# RIP Kenickie! Actor Jeff Conway dead at 60



## Blue_Nose_Bella (Jan 16, 2011)

One of my favorite characters from my favorite movie GREASE passed away today. Darn drugs took another actors life, apparently an overdose. Such a shame........I loved him in Taxi to.

"A hicky from Kenickie is like a hallmark card...we care enough to send the very best" RIP Man!

Grease's 'Kenickie' Dies of Overdose | actor, conaway, painkillers - WTVC NewsChannel 9: Chattanooga News, Weather, Radar, Sports, Lottery


----------



## cEElint (Oct 6, 2009)

oh.. the crazy guy from celebrity rehab .. not surprising he died from OD


----------



## Blue_Nose_Bella (Jan 16, 2011)

cEElint said:


> oh.. the crazy guy from celebrity rehab .. not surprising he died from OD


I'm not suprised either.....I knew his time was almost up. Dude was in rough shape.


----------



## Saint Francis (Jun 2, 2010)

Good old Bobby Wheeler from "Taxi". One of my all time favorite sitcoms ever. Unsurpassed casting in that series. I could literally watch that sh*t all night long. It's a shame that shows aren't like that anymore. I enjoy "Grease" too. Wasn't he in one of the Babylon space shows as well? RIP


----------



## Blue_Nose_Bella (Jan 16, 2011)

Yes, SF he was in Babylon as well.....


----------



## r0ckah0l1c (Jan 18, 2011)

Actually he died from pnuemonia complications. It was mistakenly believed he died from an overdose. And he was in a coma state for about 2 weeks prior. Poor guy. Atleast he's free of his addictions now...


----------



## Patch-O-Pits (Jan 12, 2008)

Soar in Heaven pain free... That is so sad.


----------



## apbtmom76 (Nov 4, 2008)

Man this just sux, Kenickie was one of my faves from Grease, never watched Taxi but this is sad, I knew he had been doing pretty bad lately, RIP Kenickie you will be missed, Run free with no more pain.


----------



## Saint Francis (Jun 2, 2010)

Tye, "never watched Taxi"...and you're admitting it LOL??? jk Taxi was the best. Almost every cast member went on to bigger things after this series. Excellent comedy in a golden age of television I'll take that era of TV any day.


----------



## apbtmom76 (Nov 4, 2008)

hahha I watched a few episodes but that was late night and my parents usually made me go to bed early. But I'm ok with that, Nick at Nite was my best friend when my parents were asleep. I do remember him being on Taxi though.  Thanks CHristian, silly boy  Hugs


----------



## Saint Francis (Jun 2, 2010)

Yeah Nick at Night and TVLand are among my two fav channels, but they have slipped considerably in their selections.
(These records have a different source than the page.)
+      else { vfa = *reinterpret_cast<const float2*>(vp); vfb = *reinterpret_cast<const float2*>(vp + VLD); }
+      ATTN_FENCE
+      st[0] = __builtin_amdgcn_mfma_f32_32x32x2f32(kf.x, qf[0][g * 4 + 0], st[0], 0, 0, 0);
+      st[1] = __builtin_amdgcn_mfma_f32_32x32x2f32(kf.x, qf[1][g * 4 + 0], st[1], 0, 0, 0);
+      st[0] = __builtin_amdgcn_mfma_f32_32x32x2f32(kf.y, qf[0][g * 4 + 1], st[0], 0, 0, 0);
+      st[1] = __builtin_amdgcn_mfma_f32_32x32x2f32(kf.y, qf[1][g * 4 + 1], st[1], 0, 0, 0);
+      st[0] = __builtin_amdgcn_mfma_f32_32x32x2f32(kf.z, qf[0][g * 4 + 2], st[0], 0, 0, 0);
+      st[1] = __builtin_amdgcn_mfma_f32_32x32x2f32(kf.z, qf[1][g * 4 + 2], st[1], 0, 0, 0);
+      st[0] = __builtin_amdgcn_mfma_f32_32x32x2f32(kf.w, qf[0][g * 4 + 3], st[0], 0, 0, 0);
+      st[1] = __builtin_amdgcn_mfma_f32_32x32x2f32(kf.w, qf[1][g * 4 + 3], st[1], 0, 0, 0);
+      fill();
+      ATTN_FENCE
+      kf = kn;
+    }
+  };
+  auto pv_phase = [&](const float* Vc, int kt, f32x16 (&st)[2], float2 vfa, float2 vfb, auto fill) {
+    const float* vp = Vc + (kt * 32 + 4 * hi) * VLD + 2 * l31;
+#pragma unroll
+    for (int r = 0; r < 16; r += 2) {
+      float2 vna = vfa, vnb = vfb;
+      if (r + 2 < 16) {
+        const int k0 = ((r + 2) & 3) + 8 * ((r + 2) >> 2);
+        const int k1 = ((r + 3) & 3) + 8 * ((r + 3) >> 2);
+        vna = *reinterpret_cast<const float2*>(vp + k0 * VLD);
+        vnb = *reinterpret_cast<const float2*>(vp + k1 * VLD);
+      }
+      ATTN_FENCE
+      o[0][0] = __builtin_amdgcn_mfma_f32_32x32x2f32(vfa.x, st[0][r], o[0][0], 0, 0, 0);
+      o[0][1] = __builtin_amdgcn_mfma_f32_32x32x2f32(vfa.y, st[0][r], o[0][1], 0, 0, 0);
+      o[1][0] = __builtin_amdgcn_mfma_f32_32x32x2f32(vfa.x, st[1][r], o[1][0], 0, 0, 0);
+      o[1][1] = __builtin_amdgcn_mfma_f32_32x32x2f32(vfa.y, st[1][r], o[1][1], 0, 0, 0);
+      o[0][0] = __builtin_amdgcn_mfma_f32_32x32x2f32(vfb.x, st[0][r + 1], o[0][0], 0, 0, 0);
+      o[0][1] = __builtin_amdgcn_mfma_f32_32x32x2f32(vfb.y, st[0][r + 1], o[0][1], 0, 0, 0);
+      o[1][0] = __builtin_amdgcn_mfma_f32_32x32x2f32(vfb.x, st[1][r + 1], o[1][0], 0, 0, 0);
+      o[1][1] = __builtin_amdgcn_mfma_f32_32x32x2f32(vfb.y, st[1][r + 1], o[1][1], 0, 0, 0);
+      fill();
+      ATTN_FENCE
+      vfa = vna; vfb = vnb;
+    }
+  };
+  auto no_fill = [] {};
+  auto fill = [] {
+#pragma unroll
+    for (int j = 0; j < 4; ++j) {
+      if constexpr (BOUNDED) { ATTN_SGB(0x008, 1) ATTN_SGB(0x400, 1) ATTN_SGB(0x008, 1) ATTN_SGB(0x002, 1) }
+      else { ATTN_SGB(0x008, 1) ATTN_SGB(0x400, 1) ATTN_SGB(0x002, 1) ATTN_SGB(0x008, 1) ATTN_SGB(0x002, 2) }
+    }
+  };
+  auto mask = [&](int kbase, f32x16 (&st)[2]) {
+    if (kbase + 32 > len) {
+#pragma unroll
+      for (int r = 0; r < 16; ++r) {
+        const bool valid = (kbase + mfma32_crow(r, hi)) < len;
+        st[0][r] = valid ? st[0][r] : -1e30f;
+        st[1][r] = valid ? st[1][r] : -1e30f;
+      }
+    }
+  };
+  auto softmax = [&](f32x16 (&st)[2], float (&psum)[2], bool (&grow)[2], float (&mold)[2]) {
+#pragma unroll
+    for (int qt = 0; qt < 2; ++qt) {
+      float m = 0.f;
+      if (!BOUNDED) {
+        float mx = amax3(st[qt][0], st[qt][1], st[qt][2]);
+#pragma unroll
+        for (int r = 3; r < 15; r += 2) mx = amax3(mx, st[qt][r], st[qt][r + 1]);
+        mx = xhalf_max(fmaxf(mx, st[qt][15]));
+        grow[qt] = __builtin_amdgcn_ballot_w64(mx > mrun[qt] + ATTN_DEFER_THR) != 0;
+        mold[qt] = mrun[qt];
+        mrun[qt] = grow[qt] ? fmaxf(mrun[qt], mx) : mrun[qt];
+        m = mrun[qt];
+      }
+      float pa = 0.f, pb2 = 0.f;
+#pragma unroll
+      for (int r = 0; r < 16; r += 2) {
+        const float e0 = __builtin_amdgcn_exp2f(BOUNDED ? st[qt][r] : st[qt][r] - m);
+        const float e1 = __builtin_amdgcn_exp2f(BOUNDED ? st[qt][r + 1] : st[qt][r + 1] - m);
+        st[qt][r] = e0; st[qt][r + 1] = e1;
+        pa = sadd(pa, e0); pb2 = sadd(pb2, e1);
+      }
+      psum[qt] = pa + pb2;
+    }
+  };
+  auto rescale = [&](const float (&psum)[2], const bool (&grow)[2], const float (&mold)[2]) {
+#pragma unroll
+    for (int qt = 0; qt < 2; ++qt) {
+      if (!BOUNDED && grow[qt]) {
+        const float alpha = __builtin_amdgcn_exp2f(mold[qt] - mrun[qt]);
+        lsum[qt] *= alpha;
+#pragma unroll
+        for (int r = 0; r < 16; ++r) {
+          o[qt][0][r] *= alpha;
+          o[qt][1][r] *= alpha;
+        }
+      }
+      lsum[qt] += psum[qt];
+    }
+  };
+
+  ATTN_DMA_TILE(t_begin, 0)
+  ATTN_SYNC
 
   for (int t = t_begin; t < t_end; ++t) {
     const int cur = (t - t_begin) & 1;
-    const bool more = (t + 1) < t_end;
-    if (more) { ATTN_LOAD_TILE(t + 1) }
+    if ((t + 1) < t_end) { ATTN_DMA_TILE(t + 1, cur ^ 1) }
 
     if (wave_active) {
       const float* Kc = Ks + cur * (AKV * KLD);
       const float* Vc = Vs + cur * (AKV * VLD);
-#pragma unroll
-      for (int kt = 0; kt < 2; ++kt) {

There used to be a day where I could watch so many classics, now not so much I think the dawning of the DVD and the money that could be made selling these series had something to do with it, IDK. "Thank you very much"...said in my best Ladka voice (Andy Kaufman)


----------



## ames (Jun 6, 2010)

Poor Jeff! Totally watched celebrity rehab for him. He was in a horrible accident that left him dependent on pain killers. He so wanted to be clean an his girlfriend was a horrible influence. Poor guy. But it was not an od like r0ck said. He was taken off life support and could not recover for the drug induced coma. Such a shame but I am glad he is no longer in pain. Hate when my back acts up let alone 24 hours a day pain!


----------



## Lex's Guardian (Aug 8, 2009)

No! So sad! I <3 Grease - Conway was my fave


----------



## apbtmom76 (Nov 4, 2008)

Christian I know what you men about the selection on DVD's now. It hurt tv so much. Now it's not the same.


----------



## Blue_Nose_Bella (Jan 16, 2011)

Article that I posted said he died of an OD that happened 2 weeks before his actual death. It said he was battling pneumonia and sepsis at the time of his OD. He was put in an induced coma and his family decided to take him off life support. So sad......I will never understand drug addiction.


----------



## Saint Francis (Jun 2, 2010)

Who better to ask than the alcohol, tobacco, and pharmaceutical industries LOL!


----------



## Chinadog (Sep 14, 2009)

r0ckah0l1c said:


> Actually he died from pnuemonia complications. It was mistakenly believed he died from an overdose. And he was in a coma state for about 2 weeks prior. Poor guy. Atleast he's free of his addictions now...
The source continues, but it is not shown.